TASK OBJECTIVE: Gather each line in the entries that includes the string "bool".
AVAILABLE DATA START
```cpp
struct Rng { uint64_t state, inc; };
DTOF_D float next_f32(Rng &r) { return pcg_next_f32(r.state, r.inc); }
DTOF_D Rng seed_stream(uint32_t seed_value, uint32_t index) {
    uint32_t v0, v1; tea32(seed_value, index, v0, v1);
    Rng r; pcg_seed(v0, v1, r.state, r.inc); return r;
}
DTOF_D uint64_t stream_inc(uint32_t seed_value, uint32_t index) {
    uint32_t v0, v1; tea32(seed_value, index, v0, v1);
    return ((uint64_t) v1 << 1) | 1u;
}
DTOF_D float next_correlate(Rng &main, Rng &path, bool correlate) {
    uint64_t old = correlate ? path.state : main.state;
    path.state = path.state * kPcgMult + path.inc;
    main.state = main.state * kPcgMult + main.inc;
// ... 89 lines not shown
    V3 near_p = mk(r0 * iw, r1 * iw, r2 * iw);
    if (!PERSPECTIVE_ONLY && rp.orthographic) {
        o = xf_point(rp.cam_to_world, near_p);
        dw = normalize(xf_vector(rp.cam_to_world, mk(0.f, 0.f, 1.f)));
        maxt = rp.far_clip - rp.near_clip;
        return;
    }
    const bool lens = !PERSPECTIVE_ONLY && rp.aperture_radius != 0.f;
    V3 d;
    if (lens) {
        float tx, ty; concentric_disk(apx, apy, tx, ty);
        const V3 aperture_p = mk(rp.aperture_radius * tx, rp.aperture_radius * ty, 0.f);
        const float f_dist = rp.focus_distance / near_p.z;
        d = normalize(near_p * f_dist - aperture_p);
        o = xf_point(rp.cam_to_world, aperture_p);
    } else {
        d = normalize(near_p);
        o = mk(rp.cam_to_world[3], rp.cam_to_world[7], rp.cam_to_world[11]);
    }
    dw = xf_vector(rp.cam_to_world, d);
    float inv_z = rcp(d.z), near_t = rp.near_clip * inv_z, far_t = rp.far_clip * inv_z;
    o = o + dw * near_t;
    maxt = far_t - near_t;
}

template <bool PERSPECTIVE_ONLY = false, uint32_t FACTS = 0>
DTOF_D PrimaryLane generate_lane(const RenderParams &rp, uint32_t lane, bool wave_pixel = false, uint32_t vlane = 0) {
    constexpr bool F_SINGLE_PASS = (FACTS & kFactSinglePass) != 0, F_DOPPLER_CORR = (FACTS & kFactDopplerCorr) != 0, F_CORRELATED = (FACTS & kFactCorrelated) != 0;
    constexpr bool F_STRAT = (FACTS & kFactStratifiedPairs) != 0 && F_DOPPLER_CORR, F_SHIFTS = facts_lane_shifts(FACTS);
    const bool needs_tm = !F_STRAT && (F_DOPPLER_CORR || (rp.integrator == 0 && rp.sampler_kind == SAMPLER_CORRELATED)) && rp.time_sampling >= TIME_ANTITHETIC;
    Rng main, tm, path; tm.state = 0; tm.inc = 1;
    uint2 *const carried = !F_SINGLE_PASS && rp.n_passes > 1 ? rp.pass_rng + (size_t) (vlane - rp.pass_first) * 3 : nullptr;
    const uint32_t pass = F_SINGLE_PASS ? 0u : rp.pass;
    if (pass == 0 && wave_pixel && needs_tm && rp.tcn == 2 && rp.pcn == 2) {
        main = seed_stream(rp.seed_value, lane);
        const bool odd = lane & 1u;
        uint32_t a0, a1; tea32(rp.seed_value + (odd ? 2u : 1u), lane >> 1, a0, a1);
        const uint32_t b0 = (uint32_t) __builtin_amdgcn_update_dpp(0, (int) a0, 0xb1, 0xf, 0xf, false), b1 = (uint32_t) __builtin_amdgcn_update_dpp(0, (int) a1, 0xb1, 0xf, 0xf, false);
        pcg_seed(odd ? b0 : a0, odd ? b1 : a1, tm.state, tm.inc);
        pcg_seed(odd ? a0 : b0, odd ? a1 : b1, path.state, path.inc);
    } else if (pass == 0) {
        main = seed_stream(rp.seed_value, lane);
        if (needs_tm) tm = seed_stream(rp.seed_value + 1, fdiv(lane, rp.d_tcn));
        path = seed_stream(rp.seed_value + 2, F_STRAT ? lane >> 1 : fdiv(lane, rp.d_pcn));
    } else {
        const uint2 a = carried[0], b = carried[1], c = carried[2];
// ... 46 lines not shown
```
AVAILABLE DATA END
OUTPUT OF THE TASK:
DTOF_D float next_correlate(Rng &main, Rng &path, bool correlate) {
    const bool lens = !PERSPECTIVE_ONLY && rp.aperture_radius != 0.f;
template <bool PERSPECTIVE_ONLY = false, uint32_t FACTS = 0>
DTOF_D PrimaryLane generate_lane(const RenderParams &rp, uint32_t lane, bool wave_pixel = false, uint32_t vlane = 0) {
    constexpr bool F_SINGLE_PASS = (FACTS & kFactSinglePass) != 0, F_DOPPLER_CORR = (FACTS & kFactDopplerCorr) != 0, F_CORRELATED = (FACTS & kFactCorrelated) != 0;
    constexpr bool F_STRAT = (FACTS & kFactStratifiedPairs) != 0 && F_DOPPLER_CORR, F_SHIFTS = facts_lane_shifts(FACTS);
    const bool needs_tm = !F_STRAT && (F_DOPPLER_CORR || (rp.integrator == 0 && rp.sampler_kind == SAMPLER_CORRELATED)) && rp.time_sampling >= TIME_ANTITHETIC;
        const bool odd = lane & 1u;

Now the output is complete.